# Almost last births in branching random walk

Consider a continuous time doubling branching random walk on the nonnegative integers. It starts with a particle at $0$. The initial particle dies after producing two offspring at $1$, each after an independent exponential$(1)$-distributed amount of time. In the same fashion, a particle born at $k$ will die upon producing two offspring at $k+1$ after, each after an independent exponential$(1)$-distributed amount of time. Suppose the last of the $2^n$ particles born at $n$ occurs at time $T$. This is known as the "Last-Birth Problem" and is fairly well studied. We are curious how many particles reach $n$ just before $T$.

To make this concrete let $X_n$ be the number of particles that reach $n$ at times in $[T-1,T)$. Is there a function $f(n)\to \infty$ such that $P(X_n > f(n)) \to 1$?

Perhaps this is false and only $O(1)$ particles arrive in the final second. However, there may be a huge wave of particles just in front of the last one.
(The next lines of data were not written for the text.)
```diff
+        L.lo[l] = c.lo; L.size[l] = c.size; L.codes[l] = desc[l].codes; L.prob[l] = wmode ? desc[l].w : desc[l].prob; L.i[l] = c.i;
+        L.out[l] = c.room(words * 16); L.advance[l] = 16;
+      } else {
+        L.lo[l] = 0; L.size[l] = 0xFFFFFFFEu; L.codes[l] = kZeroCodes; L.prob[l] = kZeroProb; L.i[l] = 0;
+        L.out[l] = nullptr; L.advance[l] = 0;
+      }
+    }
+  }
+  void fromVectors(const Lanes& L) {
+    for (int l = 0; l < kAll; ++l) {
+      if (!busy[l]) continue;
+      CoderChain& c = chain[l];
+      c.lo = L.lo[l]; c.size = L.size[l]; c.i = L.i[l];
+      c.used = static_cast<size_t>(L.out[l] - c.out->data());
+    }
+  }
+  void finishTails() {
+    for (int l = 0; l < kAll; ++l)
+      if (busy[l] && chain[l].e - chain[l].i < 16) finishLane(l);
+  }
+  void scalarSlice(uint64_t slice) {
+    int ids[kAll], n = 0;
+    for (int l = 0; l < kAll; ++l) if (busy[l]) ids[n++] = l;
+    if (n >= 2) {
+      const int a = ids[0], b = ids[1];
+      if (desc[a].w && desc[b].w) runChainPairW(chain[a], desc[a].w, chain[b], desc[b].w, slice);
+      else if (desc[a].w || desc[b].w) { scalar(a, std::min(chain[a].e, chain[a].i + slice)); scalar(b, std::min(chain[b].e, chain[b].i + slice)); }
+      else runChainPair(chain[a], desc[a].codes, desc[a].prob, chain[b], desc[b].codes, desc[b].prob, slice);
+      if (chain[a].i >= chain[a].e) finishLane(a);
+      if (chain[b].i >= chain[b].e) finishLane(b);
+    } else {
+      CoderChain& c = chain[ids[0]];
+      scalar(ids[0], std::min(c.e, c.i + slice));
+      if (c.i >= c.e) finishLane(ids[0]);
+    }
+  }
+};
 
 }
 
@@ -276,37 +363,11 @@
   const int lanes = std::max(1, std::min(max_lanes, kAll));
   const bool two = lanes > kLanes;
   Lanes L;
-  CoderChain chain[kAll];
-  ChainDesc desc[kAll];
-  bool busy[kAll];
-  for (int l = 0; l < kAll; ++l) busy[l] = false;
+  LaneSet S(src);
   bool sourceDry = false;
-  bool wmode = false;
-  auto scalar = [&](int l, uint64_t until) {
-    if (desc[l].w) runChainW(chain[l], desc[l].w, until); else runChain(chain[l], desc[l].codes, desc[l].prob, until);
-  };
-  auto finishLane = [&](int l) {
-    CoderChain& c = chain[l];
-    scalar(l, c.e);
-    c.finish();
-    src.done(desc[l].cookie);
-    busy[l] = false;
-  };
   for (;;) {
-    int nbusy = 0;
-    for (int l = 0; l < lanes; ++l) {
-      while (!busy[l] && !sourceDry) {
-        if (!src.next(&desc[l])) { sourceDry = true; break; }
-        CoderChain& c = chain[l];
-        c.start(desc[l].begin, desc[l].end, desc[l].out);
-        wmode = desc[l].w != nullptr;
-        const uint64_t aligned = (c.i + 15) & ~static_cast<uint64_t>(15);
-        busy[l] = true;
-        if (c.e - c.i < kScalarOnly || aligned + 16 > c.e) { finishLane(l); continue; }
-        scalar(l, aligned);
-      }
-      nbusy += busy[l];
-    }
+    uint32_t mask = 0;
+    const int nbusy = S.refill(lanes, &sourceDry, &mask);
     account();
     if (nbusy == 0) {
       if (sourceDry && src.retire()) return;
@@ -314,49 +375,88 @@
       continue;
     }
     if (lanes < kMinLanes || (nbusy < kMinLanes && sourceDry)) {
-      const uint64_t kSlice = static_cast<uint64_t>(1) << 22;
-      int ids[kAll], n = 0;
-      for (int l = 0; l < kAll; ++l) if (busy[l]) ids[n++] = l;
-      if (n >= 2) {
-        const int a = ids[0], b = ids[1];
-        if (desc[a].w && desc[b].w) runChainPairW(chain[a], desc[a].w, chain[b], desc[b].w, kSlice);
-        else if (desc[a].w || desc[b].w) { scalar(a, std::min(chain[a].e, chain[a].i + kSlice)); scalar(b, std::min(chain[b].e, chain[b].i + kSlice)); }
-        else runChainPair(chain[a], desc[a].codes, desc[a].prob, chain[b], desc[b].codes, desc[b].prob, kSlice);
-        if (chain[a].i >= chain[a].e) finishLane(a);
-        if (chain[b].i >= chain[b].e) finishLane(b);
-      } else {
-        CoderChain& c = chain[ids[0]];
-        scalar(ids[0], std::min(c.e, c.i + kSlice));
-        if (c.i >= c.e) finishLane(ids[0]);
-      }
+      S.scalarSlice(static_cast<uint64_t>(1) << 22);
       sourceDry = false;
       continue;
     }
-    uint64_t words = kMaxWords;
+    const uint64_t words = S.words(kMaxWords);
+    if (words > 0) {
+      S.toVectors(L, words);
+      if (two && (mask >> kLanes)) { if (S.wmode) runWords<true, 2>(L, words, mask); else runWords<false, 2>(L, words, mask); }
+      else { if (S.wmode) runWords<true, 1>(L, words, mask); else runWords<false, 1>(L, words, mask); }
+      S.fromVectors(L);
+    }
+    S.finishTails();
+    sourceDry = false;
+  }
+}
+
+void runChainsWithLanes(ChainSource& longs, ChainSource& lanes, int k, std::atomic<uint64_t>* busy_ns, std::atomic<uint64_t>* long_ns) {
+  auto tick = std::chrono::steady_clock::now();
+  auto account = [&](bool holding) {
+    if (!busy_ns && !long_ns) return;
+    const auto now = std::chrono::steady_clock::now();
+    const uint64_t dt = static_cast<uint64_t>(std::chrono::duration_cast<std::chrono::nanoseconds>(now - tick).count());
+    if (busy_ns) *busy_ns += dt;
+    if (holding && long_ns) *long_ns += dt;
+    tick = now;
+  };
+  const int K = k <= 4 ? 4 : k == 5 ? 5 : k <= 6 ? 6 : 8;
+  const uint64_t perWord = 16u * static_cast<uint64_t>(K);
+  const uint64_t kSlice = static_cast<uint64_t>(1) << 20;
+  Lanes L;
+  LaneSet S(lanes);
+  CoderChain lc;
+  ChainDesc ld;
+  bool holding = false, sourceDry = false;
+  for (;;) {
+    if (!holding && longs.next(&ld)) {
+      account(false);
+      lc.start(ld.begin, ld.end, ld.out);
+      holding = true;
+    }
     uint32_t mask = 0;
-    for (int l = 0; l < kAll; ++l) if (busy[l]) { words = std::min(words, (chain[l].e - chain[l].i) >> 4); mask |= 1u << l; }
-    if (words > 0) {
-      for (int l = 0; l < kAll; ++l) {
-        if (busy[l]) {
-          CoderChain& c = chain[l];
-          L.lo[l] = c.lo; L.size[l] = c.size; L.codes[l] = desc[l].codes; L.prob[l] = wmode ? desc[l].w : desc[l].prob; L.i[l] = c.i;
-          L.out[l] = c.room(words * 16); L.advance[l] = 16;
-        } else {
-          L.lo[l] = 0; L.size[l] = 0xFFFFFFFEu; L.codes[l] = kZeroCodes; L.prob[l] = kZeroProb; L.i[l] = 0;
-          L.out[l] = nullptr; L.advance[l] = 0;
+    const int nbusy = S.refill(kLanes, &sourceDry, &mask);
+    if (holding) {
+      const uint64_t left = lc.e - lc.i;
+      if (nbusy == 0 || left < perWord) {
+        runChainW(lc, ld.w, nbusy ? lc.e : std::min(lc.e, lc.i + kSlice));
+      } else {
+        const uint64_t words = S.words(std::min(kMaxWords, left / perWord));
+        S.toVectors(L, words);
+        Rider r;
+        r.lo = lc.lo; r.size = lc.size; r.x = ld.w + lc.i; r.o = lc.room(words * perWord);
+        switch (K) {
+          case 4: runWords<true, 1, 4>(L, words, mask, &r); break;
+          case 5: runWords<true, 1, 5>(L, words, mask, &r); break;
+          case 6: runWords<true, 1, 6>(L, words, mask, &r); break;
+          default: runWords<true, 1, 8>(L, words, mask, &r); break;
         }
-      }
-      if (two && (mask >> kLanes)) { if (wmode) runWords<true, 2>(L, words, mask); else runWords<false, 2>(L, words, mask); }
-      else { if (wmode) runWords<true, 1>(L, words, mask); else runWords<false, 1>(L, words, mask); }
-      for (int l = 0; l < kAll; ++l) {
-        if (!busy[l]) continue;
-        CoderChain& c = chain[l];
-        c.lo = L.lo[l]; c.size = L.size[l]; c.i = L.i[l];
-        c.used = static_cast<size_t>(L.out[l] - c.out->data());
-      }
-    }
-    for (int l = 0; l < kAll; ++l)
-      if (busy[l] && chain[l].e - chain[l].i < 16) finishLane(l);
+        lc.lo = r.lo; lc.size = r.size; lc.i += words * perWord;
+        lc.used = static_cast<size_t>(r.o - lc.out->data());
+        S.fromVectors(L);
+      }
+      if (lc.i >= lc.e) {
+        lc.finish();
+        account(true);
+        holding = false;
+        longs.done(ld.cookie);
+      }
+    } else if (nbusy == 0) {
+      account(false);
+      if (sourceDry && longs.retire()) return;
+      sourceDry = false;
+      continue;
+    } else if (nbusy < kMinLanes && sourceDry) {
+      S.scalarSlice(kSlice);
+    } else {
+      const uint64_t words = S.words(kMaxWords);
+      S.toVectors(L, words);
+      runWords<true, 1>(L, words, mask);
+      S.fromVectors(L);
+    }
+    S.finishTails();
+    account(holding);
     sourceDry = false;
   }
 }
diff --git a/bwtc_amd/csrc/wavelet_rc.hpp b/bwtc_amd/csrc/wavelet_rc.hpp
--- a/bwtc_amd/csrc/wavelet_rc.hpp
+++ b/bwtc_amd/csrc/wavelet_rc.hpp
@@ -55,5 +55,9 @@
 
 void runCoderLanes(ChainSource& src, int max_lanes = 16, std::atomic<uint64_t>* busy_ns = nullptr);
 
+const int kChainLanesK = 6;
+void runChainsWithLanes(ChainSource& longs, ChainSource& lanes, int k = kChainLanesK,
+                        std::atomic<uint64_t>* busy_ns = nullptr, std::atomic<uint64_t>* long_ns = nullptr);
+
 }
 }
```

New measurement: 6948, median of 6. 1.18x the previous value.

Consider the binary tree of ancestry (thus, the vertices at depth $n$ are the particles that reach location $n$). Write on each edge $e$ between level $n-1$ to level $n$ the time it takes to generate the particle at level $n$, and call this variable $X_e$. If I understand correctly your model, these times are iid exponential (1). For any vertex $v$, let $S_v$ be the partial sum of $X_e$ for $e$ on the geodesic connecting the root to $v$. If I understand correctly, $T=\max_{v: |v|=n} S_v$. The question you are asking is then a question on the extremal process of this branching random walk (how many particles in an interval of size $1$ to the left of $T$). By a result of Madaule, https://arxiv.org/pdf/1107.2543.pdf, the extremal process converges to a decorated Poisson point process (with intensity $e^{-cx}$, some explicit $c$) viewed from its tip, and therefore $X_n$ is a tight sequence. So $f(n)=O(1)$.